3. Nella lista delle regole son al primo posto

4. La sintassi è corretta ed il codice è a posto

----------

## lordalbert

sarebbe una buona cosa combatterlo questo spam!

C'è chi ci sta provando... qua una descrizione generale del progetto http://www.alground.com/site/modules/smartsection/item.php?itemid=82

e qua il modulo per segnalare/denunciare la mail di spam http://www.alground.com/site/modules/formulaire/index.php?id=2

----------

## Peach

 *Scen wrote:*   

>  *Peach wrote:*   e usare greylisting? 
> 
> Riduce abbastanza lo spam, però rallenta la ricezione, e se non configurato bene, rischi che molti messaggi non vengano recapitati totalmente!  

 

si sono perfettamente d'accordo, però ti dirò che in facoltà di cs a bologna hanno iniziato ad usarlo (considera che hanno una mole di traffico/minuto non male) con successo

io usavo postgrey plugin per postfix e devo dire che mi sono trovato molto bene... 

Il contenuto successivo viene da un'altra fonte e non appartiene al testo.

# fakufaku/diffusion-separation

Hardware: AMD Instinct MI355X
Metric: separated utterances/sec (4 s, 8 kHz, 2-spk, N=30 PC steps) (higher is better)
Workload: dtype f16; 1 GPU; configs[1]: 2-spk N=30 PC sampler (+1 ald2 corrector step), batch=16 x 4.0 s @ 8 kHz per GPU and step, NCSN++ nf=64 random-init, 60 NFE/step; 4 consecutive steps (batches) in flight per GPU; batch_per_gpu=16, samples=32000, N=30, corrector_steps=1, nf=64, graph=True, batches_in_flight=4

## Files before the change

### diffusion-separation_amd/csrc/common.h

```cpp
#pragma once
#include <hip/hip_runtime.h>
#include <stdint.h>
#include <stdio.h>

#include <string>

typedef uint16_t bf16_t;
typedef __attribute__((ext_vector_type(16))) float f32x16;
typedef __attribute__((ext_vector_type(8))) __bf16 bf16x8;

#define DS_F32 0
#define DS_BF16 1
#define DS_F32_SPLIT 2
#define DS_MAX_SRC 4

void ds_set_error(const std::string& s);
#define DS_CHECK(cond, msg)                                                            \
  do {                                                                                 \
    if (!(cond)) {                                                                     \
      ds_set_error(std::string(__FILE__) + ":" + std::to_string(__LINE__) + ": " + (msg)); \
      return 1;                                                                        \
    }                                                                                  \
  } while (0)
#define DS_HIP(expr)                                                                   \
// ... 138 lines not shown
}
__device__ inline float wave_max(float v) {
#pragma unroll
  for (int o = 32; o > 0; o >>= 1) v = fmaxf(v, __shfl_xor(v, o, 64));
  return v;
}

static inline int cdiv(long a, long b) { return (int)((a + b - 1) / b); }

struct ConvArgs {
  const void* x; long x_bs; int ldx;
  const void* x2; long x2_bs; int ldx2;
  int C1;
  const void* w; long w_bs;
  int w_chunked;
  const void* w_frag; const void* sw_frag;
  const void* ident_frag;
  const void* sx; long sx_bs; int ldsx;
  const void* sx2; long sx2_bs; int ldsx2; int sC1; int sCin;
  const void* sw; int sw_chunked;
  const float* gn_scale;
  const float* gn_shift; int gn_act;
  const float* bias;
  const float* bias_b; int bias_b_ld;
  int bias_mode;
  const float* div_b;
  const void* res; long res_bs; int ldr;
  float out_scale;
  void* y; long y_bs; int ldy;
  long long* stats_acc;
  const long long* gn_acc1; const long long* gn_acc2; const float* gn_gamma; const float* gn_beta;
  int gn_groups; float gn_inv_count; float gn_eps;
  int B, H, W;
  int Cin, Cout, taps;
  int dtype;
  int split;
  unsigned opts;
};
#define DS_OPT_NO_RW 1u
#define DS_OPT_NO_RW128 2u
#define DS_OPT_RW_SMALL 4u
#define DS_OPT_NO_RW_RES 8u
#define DS_OPT_NO_ATTN_FUSED 64u
#define DS_OPT_NO_SPLIT256 128u
#define DS_OPT_NO_STFT_FUSED 256u
#define DS_OPT_RW_QUARTER 1024u
#define DS_OPT_RW_BIG_HALF 2048u
#define DS_OPT_RW_HALF 512u
#define DS_OPT_NO_SW 4096u
#define DS_OPT_NO_SW_RW 8192u
#define DS_OPT_NO_SW_ROWS4 32768u
#define DS_OPT_SW_ROWS4 65536u
#define DS_OPT_NO_SWS 16384u
#define DS_OPT_NO_WFRAG 32u
unsigned ds_default_opts();
int ds_num_cus();
enum { DS_CLS_CONV_N64 = 0, DS_CLS_CONV_N32, DS_CLS_CONV_8X8, DS_CLS_GEMM_N64, DS_CLS_GEMM_N32, DS_CLS_GEMM_8X8, DS_CLS_WS,
       DS_CLS_SMALL, DS_CLS_RW, DS_CLS_ATTN, DS_CLS_SW, DS_CLS_SWS, DS_NCLS };
enum class ConvRoute { GENERIC, WS, THIN_IN, THIN_OUT, SMALL, RW, SW, SWS };
struct ConvPlan {
  ConvRoute route;
  int cls;
  int tile;
  int sw_rows;
  bool rw_ok;
  bool skip_ok;
};
ConvPlan ds_conv_plan(const ConvArgs& a);
int ds_launch_conv(const ConvArgs& a, hipStream_t st);
int ds_launch_conv(const ConvArgs& a, const ConvPlan& p, hipStream_t st);
const char* ds_last_conv_kernel();
void ds_set_last_conv_kernel(const char* name);
int ds_conv_chunk(int taps, int dtype);
__host__ __device__ inline long ds_rw_frag_index(int co, int tap, int ch, int taps, int Cout) {
  return (((((long)(ch / 64) * taps + tap) * 4 + (ch % 64) / 16) * (Cout / 32) + co / 32) * 64 + ((ch % 16) / 8) * 32 + co % 32) * 8 + ch % 8;
}
inline bool ds_rw_frag_shape(int taps, int Cin, int Cout) {
  return (Cout == 64 || Cout == 128) && (Cin == 64 || Cin == 128) && (taps == 1 || !(Cout == 128 && Cin == 64));
}
bool ds_conv_rw_supported(const ConvArgs& a);
int ds_launch_conv_rw(const ConvArgs& a, hipStream_t st);
inline bool ds_sw_frag_shape(int taps, int Cin, int Cout) { return (Cout == 64 || Cout == 128 || Cout == 256) && Cin % 64 == 0 && Cin >= 64 && Cin <= 512; }
bool ds_conv_sw_supported(const ConvArgs& a);
int ds_launch_conv_sw(const ConvArgs& a, int rows, hipStream_t st);
__host__ __device__ inline long ds_sws_frag_index(int co, int tap, int ch, int taps, int Cout, int plane) {
  return ((((((long)(ch / 32) * taps + tap) * 2 + (ch % 32) / 16) * 2 + plane) * (Cout / 32) + co / 32) * 64 + ((ch % 16) / 8) * 32 + co % 32) * 8 + ch % 8;
}
inline bool ds_sws_frag_shape(int taps, int Cin, int Cout) { return (Cout == 64 || Cout == 128 || Cout == 256) && Cin % 64 == 0 && Cin >= 64 && Cin <= 256; }
bool ds_conv_sws_supported(const ConvArgs& a);
int ds_launch_conv_sws(const ConvArgs& a, hipStream_t st);
bool ds_conv_ws_supported(const ConvArgs& a);
int ds_launch_conv_ws(const ConvArgs& a, hipStream_t st);
bool ds_conv_thin_in_supported(const ConvArgs& a);
int ds_launch_conv_thin_in(const ConvArgs& a, hipStream_t st);
bool ds_conv_thin_out_supported(const ConvArgs& a);
int ds_launch_conv_thin_out(const ConvArgs& a, hipStream_t st);
bool ds_conv_small_supported(const ConvArgs& a);
int ds_launch_conv_small(const ConvArgs& a, hipStream_t st);

struct AttnFusedArgs {
  const void* x; long x_bs; int ldx;
  const long long* gn_acc; const float* gn_gamma; const float* gn_beta; int gn_groups; float gn_inv_count; float gn_eps;
  const float* gn_scale; const float* gn_shift;
  const void* wqk; const void* wv; const void* wo;
  const float* bqk; const float* bv; const float* bo;
  void* y; long y_bs; int ldy;
  long long* stats;
  int B, L, C;
};
bool ds_attn_fused_eligible(int dtype, int channels, int L);
int ds_launch_attn_fused(const AttnFusedArgs& a, hipStream_t st);

long ds_gn_workspace_bytes(int B, int H, int W, int C);
int ds_launch_gn_stats(const void* x, int ldx, const void* x2, int ldx2, int C1, int B, int H, int W, int C, int groups,
                       float eps, const float* gamma, const float* beta, void* ws, float* scale, float* shift,
                       int dtype, hipStream_t st);
int ds_launch_gn_finalize_acc(const long long* a1, int C1, const long long* a2, int C2, int B, long npix, int groups,
                              float eps, const float* gamma, const float* beta, float* scale, float* shift,
                              hipStream_t st);
enum class GnRoute { APPLY = 1, BLOCK2X2, DOWN_STRIP, DOWN_TILED, UP_TILED };
struct GnPlan { GnRoute route; int rs; };
bool ds_gn_route_runs(GnRoute r, int mode, bool affine, int dtype, int H, int W, int C, int ldx, int ldy, int ldxr, bool has_xr);
GnPlan ds_gn_route(int mode, bool affine, int dtype, int B, int H, int W, int C, int ldx, int ldy, int ldxr, bool has_xr, int cus);
const char* ds_gn_kernel_name(const GnPlan& p, int mode, bool affine, int dtype);
int ds_launch_gn_apply(const void* x, int ldx, const float* scale, const float* shift, int C, void* y, int ldy,
                       void* xr, int ldxr, int B, int H, int W, int act, int mode, int dtype, hipStream_t st);
int ds_launch_gn_apply(const GnPlan& p, const void* x, int ldx, const float* scale, const float* shift, int C, void* y, int ldy,
                       void* xr, int ldxr, int B, int H, int W, int act, int mode, int dtype, hipStream_t st);
int ds_launch_concat(const void* a, int lda, int Ca, const void* b, int ldb, int Cb, void* y, int ldy, long npix,
                     int dtype, hipStream_t st);
int ds_launch_softmax(const void* x, void* y, long rows, int L, int ld, int dtype, hipStream_t st);

long ds_stft_workspace_bytes(int B, int S, long T, int n_fft, int hop);
long ds_istft_workspace_bytes(int B, int S, long T, int n_fft, int hop);
int ds_launch_stft_pack(const float* xt, const float* mix, void* y, int B, int S, long T, int n_fft, int hop,
                        float exponent, float factor, int W, int Cpad, int shift, int dtype, const float* tab,
                        float* ws, hipStream_t st, int split = 0);
int ds_launch_istft(const void* x, float* out, int B, int S, long T, int n_fft, int hop, float exponent, float factor,
                    int W, int Cpad, int dtype, const float* tab, float* ws, hipStream_t st, int split = 0,
                    const float* ow = nullptr, const float* ob = nullptr, const float* tdiv = nullptr, int ow_cin = 0);
int ds_build_stft_table(int n_fft, float** dev_tab);

struct SdeP { int kind; int ndim; float d_lambda, sigma_min, sigma_max; };
__device__ inline float sde_g_of_t(const SdeP& s, float t) {
  const float r = s.sigma_max / s.sigma_min;
  return s.sigma_min * powf(r, t) * sqrtf(2.0f * logf(r));
}
__device__ inline void mix_eig(const SdeP& s, float t, float& ev1, float& ev2) {
  const float r = s.sigma_max / s.sigma_min;
  const float logsig = logf(r);
  const float mult = s.sigma_min * s.sigma_min;
  const float srp = powf(r, 2.0f * t);
  ev1 = mult * (srp - 1.0f);
  const float ex = expf(-2.0f * s.d_lambda * t);
  const float denom = 1.0f + s.d_lambda / logsig;
  ev2 = mult * (srp - ex) / denom;
}
__device__ inline void philox_round(uint32_t& c0, uint32_t& c1, uint32_t& c2, uint32_t& c3, uint32_t k0, uint32_t k1) {
  const uint64_t p0 = (uint64_t)0xD2511F53u * c0;
  const uint64_t p1 = (uint64_t)0xCD9E8D57u * c2;
  const uint32_t n0 = (uint32_t)(p1 >> 32) ^ c1 ^ k0;
  const uint32_t n1 = (uint32_t)p1;
  const uint32_t n2 = (uint32_t)(p0 >> 32) ^ c3 ^ k1;
  const uint32_t n3 = (uint32_t)p0;
  c0 = n0; c1 = n1; c2 = n2; c3 = n3;
}
__device__ inline void philox_randn4(uint64_t q, uint64_t seed, uint64_t sid, float* v) {
  uint32_t c0 = (uint32_t)q, c1 = (uint32_t)(q >> 32), c2 = (uint32_t)sid, c3 = (uint32_t)(sid >> 32);
  uint32_t k0 = (uint32_t)seed, k1 = (uint32_t)(seed >> 32);
#pragma unroll
  for (int r = 0; r < 10; ++r) {
    philox_round(c0, c1, c2, c3, k0, k1);
    k0 += 0x9E3779B9u;
    k1 += 0xBB67AE85u;
  }
  const float u0 = ((float)(c0 >> 8) + 0.5f) * (1.0f / 16777216.0f);
  const float u1 = ((float)(c1 >> 8) + 0.5f) * (1.0f / 16777216.0f);
  const float u2 = ((float)(c2 >> 8) + 0.5f) * (1.0f / 16777216.0f);
  const float u3 = ((float)(c3 >> 8) + 0.5f) * (1.0f / 16777216.0f);
  const float r0 = sqrtf(-2.0f * logf(u0)), r1 = sqrtf(-2.0f * logf(u2));
  sincosf(6.28318530718f * u1, &v[1], &v[0]);
// ... 62 lines not shown
```

### diffusion-separation_amd/csrc/engine.hip

```cpp
#include "engine_host.h"

static thread_local std::string g_err;
void ds_set_error(const std::string& s) { g_err = s; }
extern "C" const char* diffsep_last_error(void) { return g_err.c_str(); }
extern "C" const char* diffsep_version(void) {
#ifdef DS_HALF_F16
    return "diffsep-hip 0.3 (gfx950, 16-bit storage f16)";
#else
    return "diffsep-hip 0.3 (gfx950, 16-bit storage bf16)";
#endif
}
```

poi se uno parte dall'idea che niente è standardizzato in realtà, allora ci teniamo tutto lo spam del mondo

per quanto riguarda invece il "combatterlo", sarebbe veramente da minare le sue basi, puntando alle migliaia di botnet di zombie che ci sono in giro :-\

c'è gente che proprio non gli passa altro da fare nella vita

----------

## lsegalla

 *lordalbert wrote:*   

> sarebbe una buona cosa combatterlo questo spam!
> 
> C'è chi ci sta provando... qua una descrizione generale del progetto http://www.alground.com/site/modules/smartsection/item.php?itemid=82
> 
> e qua il modulo per segnalare/denunciare la mail di spam http://www.alground.com/site/modules/formulaire/index.php?id=2

 

Questo mi è piaciuto tantissimo, era da tempo che cercavo qualcosa del genere.

Adesso come minimo provo sta cosa e vediamo quanto tempo mi frega... speriamo di far qualcosa intanto dai...

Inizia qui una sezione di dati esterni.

+        redo = !__all(l_tot > 0x1p-100f && l_tot < 0x1p100f);
+    }
+    if (redo) {
+#pragma unroll
+    for (int d = 0; d < DB; ++d)
+#pragma unroll
+        for (int r = 0; r < 16; ++r) o[d][r] = 0.f;
+    float m_run = -INFINITY;
+    const float* bptr;
+    const char* kptr[KS];
+    const char* vptr[DB];
+    lds_bases(bptr, kptr, vptr);
+    constexpr float THR = 8.0f;
+    const float inv_scale = 1.0f / scale_log2e;
+    lsum = f32x4{0.f, 0.f, 0.f, 0.f};
+    auto tile = [&](auto masked_tag, auto first_tag, int kt) {
+        constexpr bool MASKED = decltype(masked_tag)::value;
+        constexpr bool FIRST = decltype(first_tag)::value;
+        f32x16 s;
+        const float s0 = FIRST ? 0.f : -m_run * inv_scale;
+#pragma unroll
+        for (int r = 0; r < 16; ++r) s[r] = s0;
+#pragma unroll
+        for (int ks = 0; ks < KS; ++ks) {
+            const bf16x8 kf = *reinterpret_cast<const bf16x8*>(kptr[ks]);
+            s = __builtin_amdgcn_mfma_f32_32x32x16_bf16(kf, qf[ks], s, 0, 0, 0);
+        }
+#pragma unroll
+        for (int g4 = 0; g4 < 4; ++g4) {
+            f32x4 bv = f32x4{0.f, 0.f, 0.f, 0.f};
+            if (HAS_BIAS) bv = *reinterpret_cast<const f32x4*>(bptr + 8 * g4);
+#pragma unroll
+            for (int e = 0; e < 4; ++e) {
+                float v = fmaf(s[g4 * 4 + e], scale_log2e, bv[e]);
+                if (MASKED) v = (kt * 32 + 8 * g4 + 4 * hh + e < L) ? v : -INFINITY;
+                s[g4 * 4 + e] = v;
+            }
+        }
+        float mx = -INFINITY;
+#pragma unroll
+        for (int r = 0; r < 16; r += 2) mx = fmaxf(mx, fmaxf(s[r], s[r + 1]));
+        mx = fmaxf(mx, __shfl_xor(mx, 32));
+        if (FIRST) {
+            m_run = mx;
+#pragma unroll
+            for (int r = 0; r < 16; ++r) s[r] -= mx;
+        } else if (__any(mx > THR)) {
+            const float d = fmaxf(mx, 0.f);
+            const float alpha = __builtin_amdgcn_exp2f(-d);
+            m_run += d;
+#pragma unroll
+            for (int r = 0; r < 16; ++r) s[r] -= d;
+#pragma unroll
+            for (int r = 0; r < 4; ++r) lsum[r] *= alpha;
+#pragma unroll
+            for (int dd = 0; dd < DB; ++dd)
+#pragma unroll
+                for (int r = 0; r < 16; ++r) o[dd][r] *= alpha;
+        }
+#pragma unroll
+        for (int r = 0; r < 16; ++r) s[r] = __builtin_amdgcn_exp2f(s[r]);
+        uint32_t pw[8];
+#pragma unroll
+        for (int j = 0; j < 8; ++j) pw[j] = pack_bf16x2(s[2 * j], s[2 * j + 1]);
+        bf16x8 pf[2];
+#pragma unroll
+        for (int ss = 0; ss < 2; ++ss) pf[ss] = __builtin_bit_cast(bf16x8, u32x4{pw[4 * ss], pw[4 * ss + 1], pw[4 * ss + 2], pw[4 * ss + 3]});
+#pragma unroll
+        for (int j = 0; j < 4; ++j)
+            lsum = __builtin_amdgcn_mfma_f32_4x4x4bf16_1k(one4, __builtin_bit_cast(s16x4, u32x2{pw[2 * j], pw[2 * j + 1]}), lsum, 0, 0, 0);
+#pragma unroll
+        for (int d = 0; d < DB; ++d) {
+#pragma unroll
+            for (int ss = 0; ss < 2; ++ss) {
+                const s16x4 lo = __builtin_amdgcn_ds_read_tr16_b64_v4i16((lds_s16x4*)(vptr[d] + (16 * ss) * ROWB));
+                const s16x4 hi = __builtin_amdgcn_ds_read_tr16_b64_v4i16((lds_s16x4*)(vptr[d] + (16 * ss + 8) * ROWB));
+                s16x8 v8;
+#pragma unroll
+                for (int e = 0; e < 4; ++e) { v8[e] = lo[e]; v8[4 + e] = hi[e]; }
+                o[d] = __builtin_amdgcn_mfma_f32_32x32x16_bf16(__builtin_bit_cast(bf16x8, v8), pf[ss], o[d], 0, 0, 0);
+            }
+        }
+        bptr += 32;
+#pragma unroll
+        for (int ks = 0; ks < KS; ++ks) kptr[ks] += 32 * ROWB;
+#pragma unroll
+        for (int d = 0; d < DB; ++d) vptr[d] += 32 * ROWB;
+    };
+    if (nfull > 0) tile(std::false_type{}, std::true_type{}, 0); else tile(std::true_type{}, std::true_type{}, 0);
+    for (int kt = 1; kt < nfull; ++kt) tile(std::false_type{}, std::false_type{}, kt);
+    if (nfull < nkt && nkt > 1) tile(std::true_type{}, std::false_type{}, nkt - 1);
+    l_tot = lsum[0] + __shfl_xor(lsum[0], 32);
+    }
+
+    const float inv = 1.0f / l_tot;
+    u32x4 pc[DB][2];
+#pragma unroll
+    for (int d = 0; d < DB; ++d) {
+        uint32_t w[4][2];
+#pragma unroll
+        for (int g4 = 0; g4 < 4; ++g4) {
+            w[g4][0] = pack_bf16x2(o[d][g4 * 4 + 0] * inv, o[d][g4 * 4 + 1] * inv);
+            w[g4][1] = pack_bf16x2(o[d][g4 * 4 + 2] * inv, o[d][g4 * 4 + 3] * inv);
+        }
+#pragma unroll
+        for (int g = 0; g < 2; ++g)
+#pragma unroll
+            for (int k = 0; k < 2; ++k) {
+                const auto sw = __builtin_amdgcn_permlane32_swap(w[g][k], w[g + 2][k], false, false);
+                pc[d][g][k] = sw[0]; pc[d][g][2 + k] = sw[1];
+            }
+    }
+    if (q < L) {
+        uint16_t* orow = ctx + (int64_t)(t0 + q) * H + h * DH + 16 * hh;
+#pragma unroll
+        for (int d = 0; d < DB; ++d) {
+            *reinterpret_cast<u32x4*>(orow + d * 32) = pc[d][0];
+            *reinterpret_cast<u32x4*>(orow + d * 32 + 8) = pc[d][1];
+        }
+    }
+}
+
 template <int DH, bool HAS_BIAS, int NW>
 __global__ __launch_bounds__(NW * 64, NW / 2) void attention_tr_kernel(const uint16_t* __restrict__ qkv, uint16_t* __restrict__ ctx,
                                                                         const int32_t* __restrict__ cu,
@@ -384,16 +661,7 @@
             __builtin_amdgcn_global_load_lds((gbl_v*)(Vg + gr + vc * 8), (lds_v*)(Vs + lo), 16, 0, 0);
         }
     }
-    if (HAS_BIAS) {
-        const float* bt = bias_tbl + (int64_t)h * ARX_BIAS_ROW + ARX_BIAS_CENTER;
-        const int span = 2 * Lk + 8;
-        for (int i = tid; i < 4 * span; i += NT) {
-            const int c = (i >= span) + (i >= 2 * span) + (i >= 3 * span), j = i - c * span;
-            int d = j + c - Lk;
-            d = d < -ARX_BIAS_CENTER ? -ARX_BIAS_CENTER : (d > ARX_BIAS_CENTER ? ARX_BIAS_CENTER : d);
-            Bs[c * bst + attn_bias_off(c) + j] = bt[d];
-        }
-    }
+    if (HAS_BIAS) attention_tr_stage_bias<NT>(Bs, bst, bias_tbl, h, Lk, tid);
     __syncthreads();
 #ifdef ARX_DEV_VARIANTS
     if (dev_stamps && threadIdx.x == 0) dev_stamps[4 * lin + 1] = wall_clock64();
@@ -403,261 +671,7 @@
     }
 #endif
 
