MOCA_A_LINEAR, MOCA_A_CONV3X3, MOCA_A_TCONV3 = 0, 1, 2
MOCA_EP_GEGLU, MOCA_EP_OUT_F32, MOCA_FORCE_SMALL_TILE, MOCA_EP_GELU, MOCA_EP_COLSUM, MOCA_EP_LN = 1, 2, 4, 8, 16, 32
MOCA_EP_ROWSUM, MOCA_EP_LNFOLD, MOCA_EP_GSTAT, MOCA_EP_TATTN, MOCA_EP_SLABS = 64, 128, 256, 512, 1024
MOCA_TUNE_GEMM_W80, MOCA_TUNE_GEMM_G4, MOCA_TUNE_GEMM_SQ256, MOCA_TUNE_GEMM_WIDE, MOCA_TUNE_GN_SLAB, MOCA_TUNE_GEMM_G4P, MOCA_TUNE_GEMM_MF32, MOCA_TUNE_GEMM_SQP, MOCA_TUNE_SQP_WALK = 0, 1, 2, 3, 4, 5, 6, 7, 8
MOCA_TUNE_SLAB_F16 = 9
MOCA_TUNE_GEMM_WS = 10
MOCA_TUNE_CONV_HALO = 11
MOCA_DDPM_X0, MOCA_DDPM_CLIP, MOCA_DDPM_SCALE, MOCA_DDPM_MASK_C0 = 1, 2, 4, 8
MOCA_BASE_SCALE, MOCA_BASE_MULTISTEP = 1, 2
(MOCA_ROUTE_SMALL64, MOCA_ROUTE_SMALL128, MOCA_ROUTE_GLDS128, MOCA_ROUTE_GLDS160, MOCA_ROUTE_G4, MOCA_ROUTE_W80, MOCA_ROUTE_W80W,
 MOCA_ROUTE_SQ256, MOCA_ROUTE_G4P, MOCA_ROUTE_SQP, MOCA_ROUTE_TATTN, MOCA_ROUTE_WS, MOCA_ROUTE_W80H) = range(1, 14)
(MOCA_GN_ROUTE_STREAM, MOCA_GN_ROUTE_SLAB2, MOCA_GN_ROUTE_SLAB4, MOCA_GN_ROUTE_SLAB8, MOCA_GN_ROUTE_SLABREG1, MOCA_GN_ROUTE_SLABREG2,
 MOCA_GN_ROUTE_SLABREG3, MOCA_GN_ROUTE_SLABREG4) = range(1, 9)

_ERR = {0: "ok", -1: "bad argument (shape/alignment contract)", -2: "HIP launch/runtime error",
        -3: "no gfx950 device", -4: "graph capture/replay failed"}


class MocaHipError(RuntimeError):
    pass


class GemmParams(C.Structure):
    _fields_ = [
        ("a", C.c_void_p), ("w", C.c_void_p), ("out", C.c_void_p), ("bias", C.c_void_p),
        ("rowadd", C.c_void_p), ("residual", C.c_void_p), ("splitk_ws", C.c_void_p),
        ("M", C.c_int32), ("N", C.c_int32), ("K", C.c_int32),
        ("lda", C.c_int32), ("ldw", C.c_int32), ("ldo", C.c_int32), ("ldr", C.c_int32), ("ld_rowadd", C.c_int32),
        ("rowadd_div", C.c_int32), ("a_mode", C.c_int32), ("C", C.c_int32),
        ("inH", C.c_int32), ("inW", C.c_int32), ("outH", C.c_int32), ("outW", C.c_int32),
        ("stride", C.c_int32), ("up", C.c_int32), ("T", C.c_int32), ("HW", C.c_int32),
        ("flags", C.c_int32), ("splits", C.c_int32), ("nopad_lo", C.c_int32), ("prefetch_kib", C.c_int32),
        ("tattn_causal", C.c_int32),
        ("colsum", C.c_void_p), ("ln_gamma", C.c_void_p), ("ln_beta", C.c_void_p), ("ln_out", C.c_void_p),
        ("ld_ln", C.c_int32), ("ln_eps", C.c_float),
        ("rowsum", C.c_void_p), ("lnf_part", C.c_void_p), ("lnf_wsum", C.c_void_p),
        ("lnf_nparts", C.c_int32), ("reserved2_", C.c_int32),
        ("gstat", C.c_void_p), ("gstat_rows", C.c_int32), ("tattn_scale", C.c_float),
        ("prefetch", C.c_void_p), ("up_phase", C.c_int32), ("reserved4_", C.c_int32),
        ("a2", C.c_void_p), ("lda2", C.c_int32), ("k1", C.c_int32), ("gstat_cpg", C.c_int32), ("gstat_coff", C.c_int32),
        ("wgroup_rows", C.c_int32), ("wgroup_stride", C.c_int32),
    ]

Greylisting ci ho dato un occhio ma qua mi legano le mani fin troppo, abbiamo già comunque dei ritardi sicchè per ora non mi metto nemmeno a configurarlo premesso che ora non saprei come fare ma quello ci si informa e si impara, lascio il thread aperto, magari esce qualcos'altro...

----------

## lsegalla

Addirittura lì dicono che ti possono dare istruzioni per dei filtri efficaci, vediamo se è vero, io intanto percorro anche questa strada, poi vi faccio sapere se e cosa succede...    :Smile: 

----------

## DevOne

Anche io ho lo stesso problema...

email che arrivano dallo stesso indirizzo di destinazione....e non c'è modo di bloccarle!

----------

## lsegalla

Dopo svariate settimane che procedo alla notifica di queste mails di spam all'indirizzo che mi ha consigliato lordalberto parecchi degli utenti della mia rete hanno notato un sensibile miglioramento. Molti addirittura non ricevono proprio piu' spam.

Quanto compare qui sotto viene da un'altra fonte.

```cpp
int sta_linear_rows_cat(const void* xa, const void* xb, int Ka, const void* packed_w, const void* zeros, const void* bias, const void* res,
                        void* out, long R, int K, int N, int dtype, void* stream) {
  if (!xb) { g_sta_err[0] = 0; return sta_fail(STA_E_ARG, "null pointer"); }
  return linear_rows_impl(xa, xb, Ka, packed_w, zeros, bias, res, out, R, K, N, dtype, stream);
}

}
```

### diffusion-spacetime-attn_amd/sta/fused.py

```python

import torch

from . import lib

_DT = {torch.bfloat16: lib.STA_BF16, torch.float16: lib.STA_F16}
ENABLED = True
_hold = 0
TRACKED = False


class held:

    def __enter__(self):
        global _hold
        _hold += 1

    def __exit__(self, *exc):
        global _hold
        _hold -= 1


class tracked:

    def __init__(self, on=True):
# ... 365 lines not shown
    if n_post.shape != (B, 4, Hh, Ww) or n_enc.shape != (B, 4, Hh, Ww):
        raise ValueError("vae_encode_step: noises must be [B, 4, h, w] = %s" % ((B, 4, Hh, Ww),))
    x = torch.empty((B, 4, Hh, Ww), dtype=torch.float32, device=h.device)
    z0 = torch.empty_like(x) if want_z0 else None
    xin = torch.empty((2 * B, 4, Hh, Ww), dtype=h.dtype, device=h.device) if want_xin else None
    lib.check(lib.load().sta_vae_encode_step(h.data_ptr(), qw.data_ptr(), qb.data_ptr(), n_post.data_ptr(), n_enc.data_ptr(), x.data_ptr(),
                                             _ptr(z0), _ptr(xin), B, Hh * Ww, float(scale_factor), float(sqrt_a), float(sqrt_1ma), _DT[h.dtype],
                                             _stream()), "sta_vae_encode_step")
    return x, z0, xin


CAT_IN_PLACE = True


def groupnorm_silu_cat(xa, xb, weight, bias, groups, eps, silu=True):
    B, Ca = xa.shape[0], xa.shape[1]
    C = Ca + xb.shape[1]
    HW = xa.numel() // (B * Ca)
    L = lib.load()
    y = torch.empty((B, C) + tuple(xa.shape[2:]), dtype=xa.dtype, device=xa.device, memory_format=torch.channels_last)
    sa, sb = (_producer_stats(xa), _producer_stats(xb)) if GN_STATS_FROM_PRODUCER else (None, None)
    if sa is not None and sb is not None:
        lib.check(L.sta_groupnorm_silu_nhwc_cstats(xa.data_ptr(), xb.data_ptr(), Ca, sa.data_ptr(), sb.data_ptr(), None, weight.data_ptr(),
                                                   bias.data_ptr(), y.data_ptr(), B, C, HW, groups, float(eps), int(bool(silu)), _DT[xa.dtype],
                                                   _stream()), "sta_groupnorm_silu_nhwc_cstats")
        return y
    ws = torch.empty(L.sta_groupnorm_nhwc_workspace_bytes(B, HW, groups) // 4, dtype=torch.float32, device=xa.device)
    lib.check(L.sta_groupnorm_silu_nhwc_cat(xa.data_ptr(), xb.data_ptr(), Ca, None, weight.data_ptr(), bias.data_ptr(), y.data_ptr(),
                                            ws.data_ptr(), B, C, HW, groups, float(eps), int(bool(silu)), _DT[xa.dtype], _stream()),
              "sta_groupnorm_silu_nhwc_cat")
    return y


def cat_supported(xa, xb, groups, skip_weight):
    if not (CAT_IN_PLACE and usable(xa) and is_nhwc(xa) and is_nhwc(xb) and xa.dtype == xb.dtype and xa.shape[0] == xb.shape[0]
            and xa.shape[2:] == xb.shape[2:]):
        return False
    Ca, C = xa.shape[1], xa.shape[1] + xb.shape[1]
    if Ca % 64 or C % 8 or C % groups or (C // groups < 8 and C // groups != 4) or C > 4096 or groups > 64:
        return False
    rows = xa.numel() // Ca
    return (LINEAR_ROWS and rows >= LINEAR_MIN_ROWS and skip_weight.dtype == xa.dtype
            and bool(lib.load().sta_linear_rows_supported(rows, C, skip_weight.shape[0])))
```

Volevo riportarla come esperienza.     :Very Happy: 

----------

## lordalbert

bene  :Smile: 

Certo è un po' una scocciatura forse... ci vorrebbe qualche processo automatico.. però anche secondo me, il modo migliore per combattare lo spam non è quello di nasconderlo, in modo che non si veda, ma di strapparne la radice! E quindi beccare quegli stronzi di spammer!  :Smile: 

----------

## lsegalla

mi sa che sto servizio non funziona più... da un po' di tempo

----------